Evapotranspiration (ET) is central to precision irrigation management. An estimate of the combined water loss from evaporation from soil and transpiration from plant surfaces, it plays a key role for researchers and growers in estimating the water demands of a crop.
There are a couple of ways of gauging ET, postdoctoral researcher Srinivasa Rao Peddinti explains. Peddinti is currently working under Dr. Isaya Kisekkai in the Sustainable Agricultural Water Management Research Group at the University of California, Davis.
You can use hydrological and micrometeorological methods up to a point, Peddinti says. But to estimate ET at large spatial scales, remote sensing techniques—satellite or aerial imagery—are more practical, with a combination of field- and remote sensing-based approaches being preferred.
However, there’s a challenge when it comes to using satellite imagery for estimating ET, especially in crops with a large canopy structure, such as almonds. Satellite imagery uses surface energy balance models, and the resolution of these—both spatial, in meters, and temporal, in days—is inadequate.
Testing alternatives to satellite imagery
So, in a study conducted during the 2020 growing season, Peddinti and UC Davis researchers compared how well coarse-resolution Landsat satellite imagery and high-resolution aerial imagery could capture the data used to calculate ET in an almond orchard. Ceres Imaging provided the thermal and infrared mosaicked aerial images captured via airplane throughout the growing season.
The study also installed a Flux tower to collect on-site data and used a model scheme called Two-Source Energy Balance (TSEB) to calculate sensible and latent heat exchanges between the land surface and the atmosphere in the orchard. TSEB is based on an analogy of Ohm’s law, where heat transport is regulated by a gradient temperature and leaf stomata, soil, and air resistances oppose the transport.
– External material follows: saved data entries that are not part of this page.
inline DevKernel to_dev(const pnl_kernel &k, int dim) {
    DevKernel d;
    d.ktype = k.ktype;
// ... 31 lines not shown
    W.type = f.type; W.normalized = f.normalized;
    for (int i = 0; i < 6; i++) W.p[i] = f.p[i];
    if (f.scal_n < 0 || f.scal_n > 32 || (f.scal_n > 0 && !(f.scal_half > 0.))) return false;
    W.scal_n = f.scal_n; W.scal_mid = f.scal_mid; W.scal_inv_half = f.scal_n > 0 ? 1./f.scal_half : 0.;
    for (int i = 0; i < 32; i++) W.scal_cheb[i] = i < f.scal_n ? f.scal_cheb[i] : 0.;
    return true;
}

inline DevFormula to_dev(const pnl_order_formula &f) {
    DevFormula d;
    d.c0 = f.c0; d.a = f.a; d.b = f.b; d.e = f.e; d.den0 = f.den0; d.clip = f.clip_num; d.pad = 0;
    return d;
}

const char *pnl_tune(const char *name);
inline int pnl_grid_cap(int grid) {
    const char *e = pnl_tune("PNL_TILE_WGS");
    const int cap = e ? atoi(e) : 0;
    return cap > 0 ? std::max(1, std::min(grid, cap)) : grid;
}

inline int acc_stride_of(int nU, size_t fixed_bytes = 0) {
    int st = nU+1;
    const int m = pnl_tune("PNL_ACC_PAD") ? atoi(pnl_tune("PNL_ACC_PAD")) : 32;
    if (m > 1) {
        int padded = st;
        while (padded % m != 1) padded++;
        if (fixed_bytes+sizeof(double)*(size_t)(nU+1)*padded <= 80*1024) st = padded;
        else if (st % 2 == 0 && fixed_bytes+sizeof(double)*(size_t)(nU+1)*(st+1) <= 80*1024) st++;
    }
    return st;
}

inline DevProblem tile_problem(const pnl_context *ctx) {
    DevProblem Pt = ctx->P;
    if (ctx->have_tile_order) {
        Pt.cellv = (const double*)ctx->b_cellv_t.p; Pt.cdof = (const int*)ctx->b_cdof_t.p; Pt.cslot = (const short*)ctx->b_cslot_t.p;
    }
    return Pt;
}

inline DevProblem with_mixed_rules(const pnl_context *ctx, DevProblem Pt) {
    Pt.uni = (const double*)ctx->b_uni.p;
    Pt.mix_struct = 0;
    const bool generic = pnl_tune("PNL_MIXED_GENERIC") != nullptr;
    for (int q = 0; q < 5; q++) {
        Pt.uni_off[q] = ctx->uni_off[q] >= 0 ? ctx->uni_off[q] : 0;
        if (q >= 2 && q <= ctx->qmax && ctx->dim == 2 && ctx->dpe == 3 && ctx->uni_off[q] >= 0 && ctx->uni_struct[q] && !generic)
            Pt.mix_struct |= 1 << q;
    }
    return Pt;
}

inline void kt_begin(pnl_context *ctx, int slot) { (void)hipEventRecord(ctx->kev[slot][0], ctx->stream); }
inline void kt_end(pnl_context *ctx, int slot) { (void)hipEventRecord(ctx->kev[slot][1], ctx->stream); ctx->kev_set[slot] = true; }

int pnl_tile_order_ready(pnl_context *ctx);

int pnl_assembly_prepare(pnl_context *ctx);
int pnl_assembly_ready(pnl_context *ctx);
void pnl_refresh_tables(pnl_context *ctx);
int pnl_make_tiles(pnl_context *ctx, std::vector<int2> &tiles, int cell_begin, int cell_end);
int pnl_upload_tiles(pnl_context *ctx, std::vector<int2> &tiles, int cell_begin, int cell_end);
int pnl_tile_order_range(pnl_context *ctx, const DevFormula &qo, int ncand, signed char *host_out);
struct WlBins { unsigned *hist, *offs, *coff, *cursor; };
int pnl_wl_sort(pnl_context *ctx, const int4 *wl, const unsigned *count, unsigned cap, unsigned *aux_base, int4 *sorted, WlBins &B);
void pnl_scatter_diag(pnl_context *ctx, const DevProblem &P, const double *D, double *A, int64_t ldA);
int pnl_tile_uniform_order(const pnl_context *ctx, const pnl_order_formula &F, int ta, int tb, int qlimit);
int pnl_sparse_ready(pnl_context *ctx, double *data, double *diag, SparseOut &S);

int pnl_pw_prepare(pnl_context *ctx, int need_boundary);
int pnl_pw_h2_interp(pnl_context *ctx);
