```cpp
struct BlkLaunchArgs {
  void* V;
  int64_t ld;
  int dtype;
  int k, s;
  void* partial;
  int pnb;
  const void* coefp;
  const void* r1inv;
  const void* zeros;
  const void* st;
  int dbg;
  int nt;
  int num_cu, bpc;
  hipStream_t stream;
  const void* zsrc = nullptr;
  int64_t ldz = 0;
  int cin = 0, out0 = 0;
  const void* rotm = nullptr;
};
int ks_blk_launch_part0(int which, const BlkLaunchArgs& a);
int ks_blk_launch_part1(int which, const BlkLaunchArgs& a);
int ks_blk_launch_part2(int which, const BlkLaunchArgs& a);
int ks_blk_mfma_nt_f64(int k, int s);
int ks_blk_mfma_nt_c64(int k, int s);
inline int ks_blk_mfma_nt(int dtype, int k, int s) { return dtype == 0 ? ks_blk_mfma_nt_f64(k, s) : ks_blk_mfma_nt_c64(k, s); }
inline bool ks_blk_zsrc_ok(int dtype, int k, int s) { return s > 5 && ks_blk_mfma_nt(dtype, k, s) > 0; }
bool ks_blk_rot_ok_f64(int cin, int k, int s);
bool ks_blk_rot_ok_c64(int cin, int k, int s);
inline bool ks_blk_rot_ok(int dtype, int cin, int k, int s) { return dtype == 0 ? ks_blk_rot_ok_f64(cin, k, s) : ks_blk_rot_ok_c64(cin, k, s); }
inline int ks_blk_launch(int which, const BlkLaunchArgs& a) {
  if (a.dtype != 0) return ks_blk_launch_part2(which, a);
  return a.s <= 4 ? ks_blk_launch_part0(which, a) : ks_blk_launch_part1(which, a);
}
inline bool ks_blk_shape_ok(int dtype, int k, int s) {
  if (k < 1 || s < 1 || k + s > 65) return false;
  if (dtype != 0) return (s <= 5 && k <= 32) || ks_blk_mfma_nt_c64(k, s) > 0;
  if (s <= 5) return true;
  if ((s == 8 && k <= 48) || (s == 10 && k <= 32) || (s == 20 && k <= 24)) return true;
  return ks_blk_mfma_nt_f64(k, s) > 0;
}
```

arnoldimethod.jl_amd/csrc/ks_block_mfma.hpp:

```cpp
#pragma once

#include "ks_block_kernels.hpp"

namespace ksd {

__device__ __forceinline__ double mfma4(double a, double b, double c) { return __builtin_amdgcn_mfma_f64_4x4x4f64(a, b, c, 0, 0, 0); }
__device__ __forceinline__ void wait_vm(int n) {
#define KS_VMW(N) case N: asm volatile("s_waitcnt vmcnt(" #N ") lgkmcnt(0)" ::: "memory"); break;
  switch (n) {
    KS_VMW(0) KS_VMW(1) KS_VMW(2) KS_VMW(3) KS_VMW(4) KS_VMW(5) KS_VMW(6) KS_VMW(7) KS_VMW(8) KS_VMW(9) KS_VMW(10) KS_VMW(11)
    KS_VMW(12) KS_VMW(13) KS_VMW(14) KS_VMW(15) KS_VMW(16) KS_VMW(17) KS_VMW(18) KS_VMW(19) KS_VMW(20) KS_VMW(21) KS_VMW(22)
    KS_VMW(23) KS_VMW(24) KS_VMW(25) KS_VMW(26) KS_VMW(27) KS_VMW(28) KS_VMW(29) KS_VMW(30) KS_VMW(31) KS_VMW(32) KS_VMW(33)
    KS_VMW(34) KS_VMW(35) KS_VMW(36) KS_VMW(37) KS_VMW(38) KS_VMW(39) KS_VMW(40)
    default: asm volatile("s_waitcnt vmcnt(0) lgkmcnt(0)" ::: "memory"); break;
  }
#undef KS_VMW
}
__device__ __forceinline__ void gst8_nt(double* p, double v) { asm volatile("global_store_dwordx2 %0, %1, off nt" :: "v"(p), "v"(v) : "memory"); }

template <int NGS, int NT> struct BlkMfma {
  static constexpr int NJS = (NGS + 1) / 2, NJZ = (NT + 1) / 2, NJ = NJS + NJZ;
  static constexpr int SLAB = NJ * 1024;
  static constexpr int NTS = NGS * NT, NTG = NT * (NT + 1) / 2, NTILE = NTS + NTG;
  static constexpr int MBYTES = NTILE * 128;
  __host__ __device__ static constexpr int s_off(int g) { return (g / 2) * 1024 + (g % 2) * 512; }
  __host__ __device__ static constexpr int z_off(int t) { return NJS * 1024 + (t / 2) * 1024 + (t % 2) * 512; }
  __host__ __device__ static constexpr int gt(int a, int t) { return t * (t + 1) / 2 + a; }
  static constexpr size_t lds_bytes(int ring, bool cx = false) { return (size_t)8 * ring * SLAB + (cx ? 2 : 1) * (size_t)MBYTES; }
};

template <int NGS, int NT, bool CX = false>
__device__ __forceinline__ void blkm_finish(double* acc, unsigned char* lds, int lane, int wave, int k, int s, double* __restrict__ partial, int pnb) {
  using C = BlkMfma<NGS, NT>;
  constexpr int NA = CX ? 2 * C::NTILE : C::NTILE;
  double* red = reinterpret_cast<double*>(lds);
  __syncthreads();
#pragma unroll
  for (int e = 0; e < NA; ++e) {
    double v = acc[e];
    v += __shfl_xor(v, 4, 64);
    v += __shfl_xor(v, 8, 64);
    if ((lane & 12) == 0) red[(wave * NA + e) * 16 + (lane >> 4) * 4 + (lane & 3)] = v;
  }
  __syncthreads();
  for (int e = threadIdx.x; e < NA * 16; e += 512) {
    double v = 0.0;
#pragma unroll
    for (int w = 0; w < 8; ++w) v += red[w * NA * 16 + e];
    const int part = (e >> 4) / C::NTILE;
    const int tile = (e >> 4) % C::NTILE, ii = (e >> 2) & 3, jj = e & 3;
    int entry = -1;
    if (tile < C::NTS) {
      const int g = tile / NT, t = tile % NT, c = 4 * g + ii, i = 4 * t + jj;
      if (c < k && i < s) entry = i * k + c;
    } else {
      int t = 0, rem = tile - C::NTS;
      while (rem > t) { rem -= t + 1; ++t; }
      const int a = rem, i = 4 * a + ii, i2 = 4 * t + jj;
      if (i <= i2 && i2 < s) entry = k * s + gram_idx(i, i2);
    }
    if (entry >= 0) partial[((int64_t)entry * pnb + blockIdx.x) * (CX ? 2 : 1) + part] = v;
  }
}


template <int NGS, int NT>
__device__ __forceinline__ void blkm_issue(const double* __restrict__ V, int64_t ldv, int k, const double* __restrict__ Zb, int64_t ldz, int s,
                                           int64_t pack0, int64_t pe, int lane, uint32_t slab_lds, const double* __restrict__ zeros, bool nt) {
  using C = BlkMfma<NGS, NT>;
  const int64_t p = pack0 + (lane & 7);
  const bool in = p < pe;
  const int cl = lane >> 3;
#pragma unroll
  for (int j = 0; j < C::NJ; ++j) {
    const int c = j < C::NJS ? 8 * j + cl : 8 * (j - C::NJS) + cl;
    const bool have = in && (j < C::NJS ? c < k : c < s);
    const double* src = have ? (j < C::NJS ? V + (int64_t)c * ldv : Zb + (int64_t)c * ldz) + p * 2 : zeros;
    if (nt) glds16_nt(src, slab_lds + (uint32_t)j * 1024u);
    else glds16(src, slab_lds + (uint32_t)j * 1024u);
  }
}

template <int NGS, int NT, bool CX = false>
__global__ void __launch_bounds__(512, 2)
    k_bdots_mfma(const double* __restrict__ V, int64_t ldv, int k, const double* __restrict__ Zb, int64_t ldz, int s, int ring,
                 double* __restrict__ partial, int pnb, const DevState* __restrict__ st, int dbg, const double* __restrict__ zeros) {
  if (st && st->breakdown >= 0) return;
  using C = BlkMfma<NGS, NT>;
  extern __shared__ __attribute__((aligned(16))) unsigned char lds_raw[];
  const int lane = threadIdx.x & 63;
  const int wave = __builtin_amdgcn_readfirstlane(threadIdx.x >> 6);
  unsigned char* myring = lds_raw + (size_t)wave * ring * C::SLAB;
  const uint32_t ring_lds = (uint32_t)(uintptr_t)myring;
  const int gat = (lane & 3) * 128 + (4 * ((lane >> 2) & 3) + (lane >> 4)) * 8;
  const double psign = ((lane >> 4) & 1) ? -1.0 : 1.0;
  constexpr int NA = CX ? 2 * C::NTILE : C::NTILE;
  double acc[NA];
#pragma unroll
  for (int e = 0; e < NA; ++e) acc[e] = 0.0;
  int64_t pb, pe;
  block_range(ldv / 2, blockIdx.x, gridDim.x, pb, pe);
  const int niter = (int)((pe - pb + 63) / 64);
  const bool nt = (dbg & 64) != 0;
  auto issue = [&](int it, int sl) {
    if (dbg & 32) return;
    blkm_issue<NGS, NT>(V, ldv, k, Zb, ldz, s, pb + (int64_t)it * 64 + wave * 8, pe, lane, ring_lds + (uint32_t)(sl * C::SLAB), zeros, nt);
  };
  for (int it = 0; it < ring - 1; ++it) issue(it, it);
  int sl_cur = 0, sl_new = ring - 1;
  for (int it = 0; it < niter; ++it) {
    wait_vm((ring - 2) * C::NJ);
    issue(it + ring - 1, sl_new);
    const unsigned char* slab = myring + (size_t)sl_cur * C::SLAB;
    sl_new = sl_cur;
    sl_cur = sl_cur + 1 == ring ? 0 : sl_cur + 1;
    if (dbg & 16) continue;
    double a[NGS], z[NT], zp[CX ? NT : 1];
#pragma unroll
    for (int t = 0; t < NT; ++t) z[t] = *reinterpret_cast<const double*>(slab + C::z_off(t) + gat);
    if constexpr (CX) {
#pragma unroll
      for (int t = 0; t < NT; ++t) zp[t] = psign * *reinterpret_cast<const double*>(slab + C::z_off(t) + (gat ^ 8));
    }
#pragma unroll
    for (int g = 0; g < NGS; ++g) a[g] = *reinterpret_cast<const double*>(slab + C::s_off(g) + gat);
#pragma unroll
    for (int t = 0; t < NT; ++t)
#pragma unroll
      for (int q = 0; q <= t; ++q) {
        acc[C::NTS + C::gt(q, t)] = mfma4(z[q], z[t], acc[C::NTS + C::gt(q, t)]);
        if constexpr (CX) acc[C::NTILE + C::NTS + C::gt(q, t)] = mfma4(z[q], zp[t], acc[C::NTILE + C::NTS + C::gt(q, t)]);
      }
#pragma unroll
    for (int g = 0; g < NGS; ++g)
#pragma unroll
      for (int t = 0; t < NT; ++t) {
        acc[g * NT + t] = mfma4(a[g], z[t], acc[g * NT + t]);
        if constexpr (CX) acc[C::NTILE + g * NT + t] = mfma4(a[g], zp[t], acc[C::NTILE + g * NT + t]);
      }
  }
  asm volatile("s_waitcnt vmcnt(0)" ::: "memory");
  blkm_finish<NGS, NT, CX>(acc, lds_raw, lane, wave, k, s, partial, pnb);
}
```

After collecting data from both imaging sources from late June through July, the researchers generated ET maps using the TSEB model, interpolating Landsat data to match the flight dates of the aerial images. The maps generated from Landsat had 30 meter spatial resolution, while the maps generated from aerial imagery had 0.5 meter resolution.
While maps from both remote sensing sources showed uniform spatial patterns within the orchard, researchers could not clearly discern irrigation zones or roadways and non-vegetated areas in the Landsat maps due to the coarse resolution. In the Ceres Imaging maps, low ET revealed the locations of the non-vegetated areas—and you could see zone-level variations in the field.
“The analysis showed that the spatially distributed energy fluxes from Ceres Imagery compare well to [the Flux tower’s eddy covariance measurements], but poor correlation was observed for Landsat,” says Peddinti, noting that the aerial imagery used in the study proved to be suitable for mapping spatially distributed heat fluxes at field scale.
“The pixel-by-pixel correlation between airborne and Landsat ET indicated that high-resolution imagery has the capability to show the field-scale features, which is essential for variable-rate irrigation management at field scale.”